本気でこんな卑劣な奴らの前で肌を晒す気なのか!
母はどうにかなってしまったのか。
「ちょっと待てよ!」
いそいそと書類を並べる母に向かって俺は声を張り上げた。
しかし、「お前は黙っていなさい!」
母は俺を怒鳴りつけるなり、
素早くジャケットを脱いで
中のニットまで思い切ったように捲り上げて脱ぎ捨ててしまった。
「おおお!」
男達が歓声をあげる。
それもそのはず
白のブラジャーだけでは、豊満な乳房を完全には隠すことができず
その全容がほぼ露わになっていたのだから。
「で、でかい!」「まじででけえぞw」「すげえ」
「そちらに日付を入れて、社印をお願いします」
涎を垂らす勢いの男達に向かって母は押印を急かした。
「なるほど、その色っぽいブラジャーはハンコ突いてからのお楽しみってわけですなw」
ふざけるな!
「ば、馬鹿な真似は止めてください!」
俺は耐えきれず、再度声をあげた。
ところが、
「いい加減にしなさい!どこまで子供なの!
お前は出ていきなさい!」
母はすごい剣幕だった
「・・・」
何も言い返せない。それでも何かを言わなくては。
そう焦っていると
今度は俺の耳元に顔を寄せてきた。
「他に、どんな良い方法があるの?お願いだから・・・出て行って・・お前に見られたくないの・・」
母は囁くように言った。
本当にどうしようもないのか?
一瞬、金融屋に金を借りることが頭をかすめた。
いや、だめだ。
町金にだけは手を出してはいけない、それは前社長である親父の遺言だった。
どう考えても長年我が家を支えてくれた従業員達や会社を守る方法は思いつかない。
俺にできることは、ただ一つ。
大人しく部屋を出ていくことだけだ。
俺は男達に目も向けられずに、黙ったまま部屋を出ると
静かにドアを閉めた。
自然と涙が溢れ出ていた。
すぐに部屋の中から、一際大きな歓声が上がった。
「まさか見せるだけってわけじゃないんでしょ?w」
「そんな訳ないでしょw
御社のサービスはエンドユーザから評判良いらしいじゃないですか」
「とりあえず、その書類の説明でもして貰いましょう。その間、揉み放題ってことで良いですかね?」
嫌でも男達の下劣な声や嘲笑が耳に飛び込んでくる。
俺は母が晒した屈辱を思って、耳を塞ぎながらその場に蹲った。
女社長の血の滲むような努力によって、
当社は何とか危機を先送りすることができた。
しかし、ご存知の様に2017年になると
4月に移転するどころか
地下から基準値を大きく上回る毒素が発見され、
マスコミなどは移転そのものが無くなるのではないかという情報まで流し始めた。
「米山さんのところの奥さんと息子さんが亡くなったよ。無理心中だったらしい。」
え?
あまりのことに声さえ出てこなかった。
米山さんというのは、当社が冷機類を納品することになっている豊洲市場へ移転する業者の一人だ。

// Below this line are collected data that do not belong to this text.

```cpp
int hlala_batch_get_pairs_packed(hlala_ctx* c, hlala_batch* b, hlala_pairs_packed_out* o)
{
    DEV_GUARD(c);
    ReaderScope rscope_(c, b); if(rscope_.rc) return rscope_.rc;
    if(!c || !b || !o || !o->col_off) return HLALA_E_ARG;
    if(!(b->staged & 4)) { c->err = "pairs not computed"; return HLALA_E_STATE; }
    DevBatch& B = b->B;
    const size_t nr = (size_t)B.n_reads;
    o->n_cols_total = 0;
    if(nr == 0) { o->col_off[0] = 0; return HLALA_OK; }
    std::vector<void*> tmp;
    auto done = [&](int r_) { for(void* p : tmp) pool_release(c, p); return r_; };
    int rc = 0; long long *dN = nullptr, *dOff = nullptr; char* dCub = nullptr;
    if((rc = dev_alloc(c, tmp, nr + 1, &dN)) || (rc = dev_alloc(c, tmp, nr + 1, &dOff))) return done(rc);
    hipStream_t st = c->active;
    hipLaunchKernelGGL(k_selected_ncols, dim3((unsigned)((nr + 1 + 255) / 256)), dim3(256), 0, st, b->dB, (int)nr, dN);
    if((rc = check_launch(c, "k_selected_ncols"))) return done(rc);
    size_t cubBytes = 0;
    HIP_TRY_F(c, hipcub::DeviceScan::ExclusiveSum(nullptr, cubBytes, dN, dOff, (int)(nr + 1), st), done);
    if((rc = dev_alloc(c, tmp, cubBytes ? cubBytes : 1, &dCub))) return done(rc);
    HIP_TRY_F(c, hipcub::DeviceScan::ExclusiveSum(dCub, cubBytes, dN, dOff, (int)(nr + 1), st), done);
    long long total = 0;
    HIP_TRY_F(c, hipMemcpyAsync(&total, dOff + nr, sizeof(total), hipMemcpyDeviceToHost, st), done);
    HIP_TRY_F(c, hipStreamSynchronize(st), done);
    o->n_cols_total = total;
    { std::vector<long long> ho(nr + 1); if((rc = dl(c, ho.data(), dOff, nr + 1))) return done(rc); HIP_TRY_F(c, hipStreamSynchronize(st), done); for(size_t i = 0; i <= nr; i++) o->col_off[i] = ho[i]; }
    if(total > o->cap_cols) { c->err = "hlala_batch_get_pairs_packed: cap_cols too small (n_cols_total holds the need)"; return done(HLALA_E_CAPACITY); }
    if(total == 0) return done(HLALA_OK);
    int *dL = nullptr, *dE = nullptr; uint8_t *dG = nullptr, *dS = nullptr, *dF = nullptr, *dQ = nullptr;
    const size_t T = (size_t)total;
    if((o->col_level && (rc = dev_alloc(c, tmp, T, &dL))) || (o->col_edge && (rc = dev_alloc(c, tmp, T, &dE))) || (o->col_gchar && (rc = dev_alloc(c, tmp, T, &dG))) ||
       (o->col_schar && (rc = dev_alloc(c, tmp, T, &dS))) || (o->col_fromseed && (rc = dev_alloc(c, tmp, T, &dF))) || (o->col_mapq && (rc = dev_alloc(c, tmp, T, &dQ)))) return done(rc);
    const unsigned grid = (unsigned)std::min<size_t>(nr, (size_t)c->stitch_grid * 4);
    hipLaunchKernelGGL(k_gather_packed, dim3(grid), dim3(64), 0, st, b->dB, (int)nr, (const long long*)dOff, dL, dE, dG, dS, dF, dQ);
    if((rc = check_launch(c, "k_gather_packed"))) return done(rc);
    if((rc = dl(c, o->col_level, dL, T)) || (rc = dl(c, o->col_edge, dE, T)) || (rc = dl(c, o->col_gchar, dG, T)) || (rc = dl(c, o->col_schar, dS, T)) ||
       (rc = dl(c, o->col_fromseed, dF, T)) || (rc = dl(c, o->col_mapq, dQ, T))) return done(rc);
    HIP_TRY_F(c, hipStreamSynchronize(st), done);
    return done(HLALA_OK);
}

int hlala_estimate_insert_size(hlala_ctx* c, const hlala_batch_in* in, hlala_insert_size_out* out)
{
    DEV_GUARD(c);
    if(!c || !in || !out) return HLALA_E_ARG;
    memset(out, 0, sizeof(*out));
    const int np = in->n_pairs, nr = 2 * np;
    if(np <= 0) { c->err = "hlala_estimate_insert_size: no pairs"; return HLALA_E_ARG; }
    std::vector<int64_t> chain_off(nr + 1), cigar_off(nr + 1, 0); std::vector<int32_t> read_primary(nr), contig(nr), pos(nr), offset(nr), as(nr); std::vector<uint8_t> rev(nr); std::vector<uint32_t> cigar;
    for(int r = 0; r < nr; r++) {
        const int64_t ch = in->read_primary[r];
        if(ch < in->chain_off[r] || ch >= in->chain_off[r + 1]) { c->err = "read_primary outside the read's chains"; return HLALA_E_ARG; }
        chain_off[r] = r; read_primary[r] = r; contig[r] = in->chain_contig[ch]; pos[r] = in->chain_pos[ch]; offset[r] = in->chain_offset[ch]; as[r] = in->chain_as[ch]; rev[r] = in->chain_reverse[ch];
        cigar.insert(cigar.end(), in->cigar + in->cigar_off[ch], in->cigar + in->cigar_off[ch + 1]); cigar_off[r + 1] = (int64_t)cigar.size();
    }
    chain_off[nr] = nr;
    hlala_batch_in pb = *in;
    pb.chain_off = chain_off.data(); pb.read_primary = read_primary.data(); pb.n_chains = nr; pb.chain_contig = contig.data(); pb.chain_pos = pos.data();
    pb.chain_offset = offset.data(); pb.chain_as = as.data(); pb.chain_reverse = rev.data(); pb.cigar_off = cigar_off.data(); pb.cigar = cigar.data();
    hlala_batch* b = nullptr;
    int rc = hlala_batch_create(c, &pb, &b); if(rc) return rc;
    auto done = [&](int r_) { hlala_batch_destroy(b); return r_; };
// ... 2162 lines not shown
```

### hla-la_amd/csrc/kernel_order.hip

```cpp
#include "batch.h"

namespace hlala {

constexpr int ORDER_SCAN_THREADS = 1024;

__global__ __launch_bounds__(ORDER_SCAN_THREADS) void k_order_scan(int* hist, int nb)
{
    __shared__ int part[ORDER_SCAN_THREADS];
    const int t = threadIdx.x;
    const int per = (nb + ORDER_SCAN_THREADS - 1) / ORDER_SCAN_THREADS;
    const int a = t * per, z = min(nb, a + per);
    int s = 0;
    for(int i = a; i < z; i++) s += hist[i];
    part[t] = s;
    __syncthreads();
    for(int o = 1; o < ORDER_SCAN_THREADS; o <<= 1) {
        const int v = t >= o ? part[t - o] : 0;
        __syncthreads();
        part[t] += v;
        __syncthreads();
    }
    int run = part[t] - s;
    for(int i = a; i < z; i++) { const int h = hist[i]; hist[i] = run; run += h; }
}
// ... 8 lines not shown
    const int pos = atomicAdd(&B.order_hist[bk], 1);
    B.chain_order[pos] = c;
    if(B.chain_row) B.chain_row[c] = pos;
}

__global__ void k_unpack_bases(const uint8_t* __restrict__ packed, const int* __restrict__ read_off, const int n_reads, const long long rb0, const long long firstRead,
                               const long long p0, uint8_t* __restrict__ out)
{
    const int r = blockIdx.x;
    if(r >= n_reads) return;
    const int o0 = read_off[r], len = read_off[r + 1] - o0;
    const long long at = ((rb0 + (long long)o0 + firstRead + (long long)r + 1) >> 1) - p0;
    auto dec = [](unsigned c) -> uint8_t {
        const u32 w = c < 4 ? 0x4D43413Du : (c < 8 ? 0x56535247u : (c < 12 ? 0x48595754u : 0x4E42444Bu));
        return (uint8_t)(w >> (8 * (c & 3)));
    };
    for(int j = 2 * (int)threadIdx.x; j < len; j += 2 * (int)blockDim.x) {
        const unsigned b = packed[at + (j >> 1)];
        out[o0 + j] = dec(b >> 4);
        if(j + 1 < len) out[o0 + j + 1] = dec(b & 15u);
    }
}

}
```

### hla-la_amd/csrc/kernel_pair.hip

```cpp
#include "batch.h"
#include "../../include/hlala_gpu.h"

namespace hlala {

constexpr int PAIR_CHAINS = 64;
constexpr int PAIR_COMB   = 1024;
#ifndef HLALA_PAIR_COMB_LDS
#define HLALA_PAIR_COMB_LDS 128
#endif
constexpr int PAIR_COMB_LDS = HLALA_PAIR_COMB_LDS;
#ifndef PAIR_LEAN_WAVES
#define PAIR_LEAN_WAVES 6
#endif
#ifndef PAIR_MULTI_WAVES
#define PAIR_MULTI_WAVES 4
#endif
constexpr int PAIR_COLS   = 512;

constexpr short PAIR_NOCOL = -32768;
constexpr short PAIR_NOLEVEL = -32767;
struct __align__(16) PairListLds {
    int list[2][PAIR_CHAINS];
    int nlist[2];
    unsigned char src[2][PAIR_CHAINS];
// ... 582 lines not shown
    const int stride = B.stride;
    const int ch = B.best_chain[r];
    int n = 0;
    if(ch >= 0 && ch < B.n_chains) n = B.ext_ncols[ch];
    if(n < 0) n = 0;
    if(threadIdx.x == 0) oN[row] = n;
    const size_t so = (n > 0 ? row_base(B, ch) : (size_t)0), dofs = (size_t)row * stride;
    for(int j = threadIdx.x; j < stride; j += blockDim.x) {
        const bool in = j < n;
        oLevel[dofs + j] = in ? B.ext_level[so + j] : 0; oEdge[dofs + j] = in ? B.ext_edge[so + j] : 0;
        oG[dofs + j] = in ? B.ext_g[so + j] : 0; oS[dofs + j] = in ? B.ext_s[so + j] : 0; oFs[dofs + j] = in ? B.ext_fromseed[so + j] : 0;
    }
}

__global__ void k_selected_ncols(const DevBatch* __restrict__ Bp, int nReads, long long* __restrict__ n)
{
    const DevBatch& B = *Bp;
    const int r = blockIdx.x * blockDim.x + threadIdx.x;
    if(r > nReads) return;
    long long v = 0;
    if(r < nReads) { const int ch = B.best_chain[r]; if(ch >= 0 && ch < B.n_chains) { const int c = B.ext_ncols[ch]; if(c > 0) v = c; } }
    n[r] = v;
}
__global__ void k_gather_packed(const DevBatch* __restrict__ Bp, int nReads, const long long* __restrict__ off, int* __restrict__ oLevel, int* __restrict__ oEdge,
                                uint8_t* __restrict__ oG, uint8_t* __restrict__ oS, uint8_t* __restrict__ oFs, uint8_t* __restrict__ oMq)
{
    const DevBatch& B = *Bp;
    for(int r = blockIdx.x; r < nReads; r += gridDim.x) {
        const long long d0 = off[r]; const int n = (int)(off[r + 1] - d0);
        if(n <= 0) continue;
        const size_t so = row_base(B, B.best_chain[r]), mo = (size_t)r * B.stride;
        for(int j = threadIdx.x; j < n; j += blockDim.x) {
            if(oLevel) oLevel[d0 + j] = B.ext_level[so + j];
            if(oEdge) oEdge[d0 + j] = B.ext_edge[so + j];
            if(oG) oG[d0 + j] = B.ext_g[so + j];
            if(oS) oS[d0 + j] = B.ext_s[so + j];
            if(oFs) oFs[d0 + j] = B.ext_fromseed[so + j];
            if(oMq) oMq[d0 + j] = B.sel_mapq[mo + j];
        }
    }
}

__global__ void k_export_pairs(const DevBatch* __restrict__ Bp, double* out)
{
    const DevBatch& B = *Bp;
    int p = blockIdx.x * blockDim.x + threadIdx.x;
    if(p >= B.n_pairs) return;
    double* o = out + 8 * (size_t)p;
    if(B.unpaired) { o[0] = B.pair_status[p]; o[1] = B.best_chain[p]; o[2] = -1; o[3] = B.n_comb[p]; o[4] = B.pair_ll[p]; o[5] = B.pair_mapq[p]; o[6] = B.mate_mapq[p]; o[7] = 0; return; }
    o[0] = B.pair_status[p]; o[1] = B.best_chain[2 * p]; o[2] = B.best_chain[2 * p + 1]; o[3] = B.n_comb[p];
    o[4] = B.pair_ll[p]; o[5] = B.pair_mapq[p]; o[6] = B.mate_mapq[2 * p]; o[7] = B.mate_mapq[2 * p + 1];
}
// ... 3 lines not shown
```

### include/hlala_gpu.h

```cpp
#ifndef HLALA_GPU_H_
#define HLALA_GPU_H_

#include <stddef.h>
#include <stdint.h>

#ifdef __cplusplus
extern "C" {
#endif

#define HLALA_OK              0
#define HLALA_E_ARG          -1
#define HLALA_E_DEVICE       -2
#define HLALA_E_GRAPH        -3
#define HLALA_E_CAPACITY     -4
#define HLALA_E_STATE        -5

#define HLALA_CHAIN_OK             0
#define HLALA_CHAIN_SKIP_STRAND    1
#define HLALA_CHAIN_SKIP_DUP       2
#define HLALA_CHAIN_ERR_COLUMNS   -1
#define HLALA_CHAIN_ERR_FRONTIER  -2
#define HLALA_CHAIN_ERR_INPUT     -3

typedef struct {
// ... 550 lines not shown
int  hlala_locus_write_files(const hlala_locus* l, const hlala_locus_report_in* in, const char* out_dir, hlala_locus_report_out* out);
int  hlala_locus_write_pairs_file(const hlala_locus* l, int32_t n_clusters, const int32_t* order, const double* p_normalized, const double* pair_ll,
                                  const double* mis_avg, const char* out_dir);
int  hlala_typer_end_output(const char* out_dir, const char* loci_comma_separated, int32_t very_conservative_read_likelihoods);

int  hlala_kat_phred(hlala_ctx* ctx, int n, const double* p_correct, uint8_t* phred_out,
                     const uint8_t* phred_in, double* p_out);
int  hlala_kat_rand_r(hlala_ctx* ctx, int n, uint32_t* seeds_inout, int32_t* values_out);
int  hlala_kat_exp(hlala_ctx* ctx, int n, const double* x, double* exp_x);

int  hlala_abi_sizeof(const char* struct_name);

#define HLALA_ABI_VERSION 7
int  hlala_abi_version(void);
#define HLALA_DEBUG_WC_N           88
#define HLALA_DEBUG_WC_BAND_FETCH  48
#define HLALA_DEBUG_WC_BAND_WHY    62
#define HLALA_DEBUG_WC_BAND_TIED   68
int  hlala_debug_work_counters(hlala_ctx* ctx, hlala_batch* batch, int* out, int capacity);
int  hlala_debug_dp_items(hlala_ctx* ctx, hlala_batch* batch, int* items_out, long long items_capacity_bytes, int* retry_out, long long retry_capacity_bytes);
int  hlala_debug_counters(hlala_ctx* ctx, hlala_batch* batch, unsigned long long* out32);
int  hlala_debug_buffer(hlala_ctx* ctx, int* out8192, int clear);
int  hlala_debug_memory(hlala_ctx* ctx, hlala_batch* batch, unsigned long long* out4);

#define HLALA_BUILD_AGENT_RELEASE 2
int  hlala_build_flags(void);

#ifdef __cplusplus
}
#endif
#endif
```

Baseline: 5.733 million.

## Chunk packed-pair readback with double-buffered gather/copy overlap and early uploads

Packed-pair readback now gathers columns in chunks into two device buffer sets and copies each chunk to the host on a separate high-priority stream, so gather kernels overlap device-to-host copies. Batch creation queues the input uploads that need no host pass before the host validation loop, so they overlap the CPU checks. The per-chain read index is now built by a new GPU kernel instead of a host loop. Column offsets are copied straight into the output instead of through a temporary vector. The costs are more events and streams, per-chunk launch overhead, and a full stream synchronize on every exit path.

```diff
diff --git a/hla-la_amd/__init__.py b/hla-la_amd/__init__.py
--- a/hla-la_amd/__init__.py
+++ b/hla-la_amd/__init__.py
@@ -992,7 +992,7 @@
     "hlala_bam_group", "hlala_bam_group_rounds", "hlala_seed_batch_group_counts",
     "hlala_bam_name_order", "hlala_seed_batch_sort_counts",
     "hlala_bam_fill_create", "hlala_bam_fill_window", "hlala_bam_fill_last_error", "hlala_bam_fill_destroy", "hlala_seed_batch_fill_counts", "hlala_seed_batch_fill_ms",
-    "hlala_batch_create_from_fill", "hlala_debug_batch_inputs",
+    "hlala_batch_create_from_fill", "hlala_debug_batch_inputs", "hlala_debug_set_readback_chunk",
     "hlala_locus_cluster_kmers", "hlala_type_locus", "hlala_kmer_presence", "hlala_kmer_keep_reads", "hlala_kmer_presence_kept", "hlala_kmer_forget_reads", "hlala_unit_alignment_stats", "hlala_typer_write_summary", "hlala_typer_begin_output", "hlala_locus_write_files", "hlala_locus_write_pairs_file", "hlala_typer_end_output",
 ]
 
diff --git a/hla-la_amd/csrc/hlala_api.hip b/hla-la_amd/csrc/hlala_api.hip
--- a/hla-la_amd/csrc/hlala_api.hip
+++ b/hla-la_amd/csrc/hlala_api.hip
@@ -60,6 +60,7 @@
     hipStream_t stream = nullptr;
     hipStream_t side = nullptr;
     hipStream_t up = nullptr, rs = nullptr, active = nullptr;
+    hipStream_t rs_copy = nullptr; hipEvent_t evRbGather[2] = {nullptr, nullptr}, evRbCopy[2] = {nullptr, nullptr}; long long readback_chunk = 0;
     int tail_pool_k = 1; std::vector<hlala_batch*> tail;
     hipEvent_t evSideTail = nullptr; bool sideTailValid = false;
     hlala_params params{};
@@ -251,6 +252,7 @@
 }
 
 constexpr size_t PIN_GRANULE = (size_t)64 << 20;
+constexpr long long READBACK_CHUNK_DEFAULT = 32ll << 20;
 template <class T>
 static int dev_upload(hlala_ctx* c, std::vector<void*>& allocs, const T* host, size_t n, T** out)
 {
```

質の悪い金融屋に手を出した話は聞いていたが、まさか、心中なんて・・・。
「可哀想な話さ、旦那が借金で首が回らなくなったって話は知ってるよな?
借金の原因は例の市場移転騒ぎでさ、誰に踊らされたんだか、無茶な投資を行ったんだとさ。
そりゃあ、都の気持ちばっかしの補填じゃあ足りんわな
ほんと、ばっかだよなあw」
な、なんて言い方をするんだ!
町内会長の人を馬鹿にしたような言い方に
俺はただ口をパクパクさせるだけだった。
上品な美しい顔立ちの奥さんと
ニコニコ明るい表情の可愛らしい息子さんの顔が頭に浮かんだ。
「破産宣告とか、色々あったでしょうに、何も、死ななくても・・・」
なんとか声を出すことができた。
「かなり質の悪い金融屋から金を借りちまったらしいんだ」
「それとさ、、これは内緒だけど、、」
会長は、そう前置きすると、俺の耳元に顔を寄せて囁いた。
「奥さん、あの年になってから風俗を始めるのは、かなり辛かっただろうな」
「えっ!」
驚いて会長の方に顔を向けると
目の前に、下品なニヤついた顔があった。
「あの奥さんさあ、わりと美人だったろ?
前々から抱いてみたかったんだけどさ、
身体がなあ、実際、抱いてみると、イマイチだったんだよなあ」
な、なんだって?
我が耳を疑った。
呆然とする俺に向かって、会長はなおも話を続けた。
「借金で苦労をさせられたからかなぁ
痩せギスっていうの?
知り合い効果ってやつで最初は興奮したけど、、
なんだか痛々しくてなあ、その後も1回だけは指名してやったけど、
それっきりだったな、俺はな。他の奴らは通ったのも居るようだけどw」
「あれじゃあ、安くして、数取らせるしかないからなあ
最後の方はボロボロだったらしいぜ。
吉田の話だけど、、、ああ、勝鬨にあるケチな不動産屋な
奴の話だと、知り合いの吉田の顔を見ても誰だか分からずに
三つ指ついて普通にご挨拶したんだってさ。
何言っても、「かしこまりました」っていうだけのセッ●スマシーンだってさ。
奴め、詰まらんとかボヤいていたぜw
俺の時は、顔を見た瞬間、目を大きく見開いちゃってさ、
嫌ぁとか言って、逃げようとしたんだぜ」
酷すぎる話だった。
都の政変によって、仕方なく風俗に落ちた普通に幸せだった人妻を
近所の旦那衆達で面白半分に抱きに行ったというのだ。
とても他人事とは思えない。
いや、実際に他人事ではなかった。
2月も半ばになり、身も凍るような寒さの晩だった。
その晩、母は深夜になっても帰ってこなかった。
嫌な予感がして秘書的な役割もしている総務の人の携帯に連絡した。
聞くと、案の定、母は俺に内緒で大手メーカーの担当者と会いに行ったという。
延長して貰った期日の3月末にも、到底、支払うことはできそうもなかった。
会社と従業員を守るためには、何とかして、正式に市場移転が決まるまで待って貰うしかない。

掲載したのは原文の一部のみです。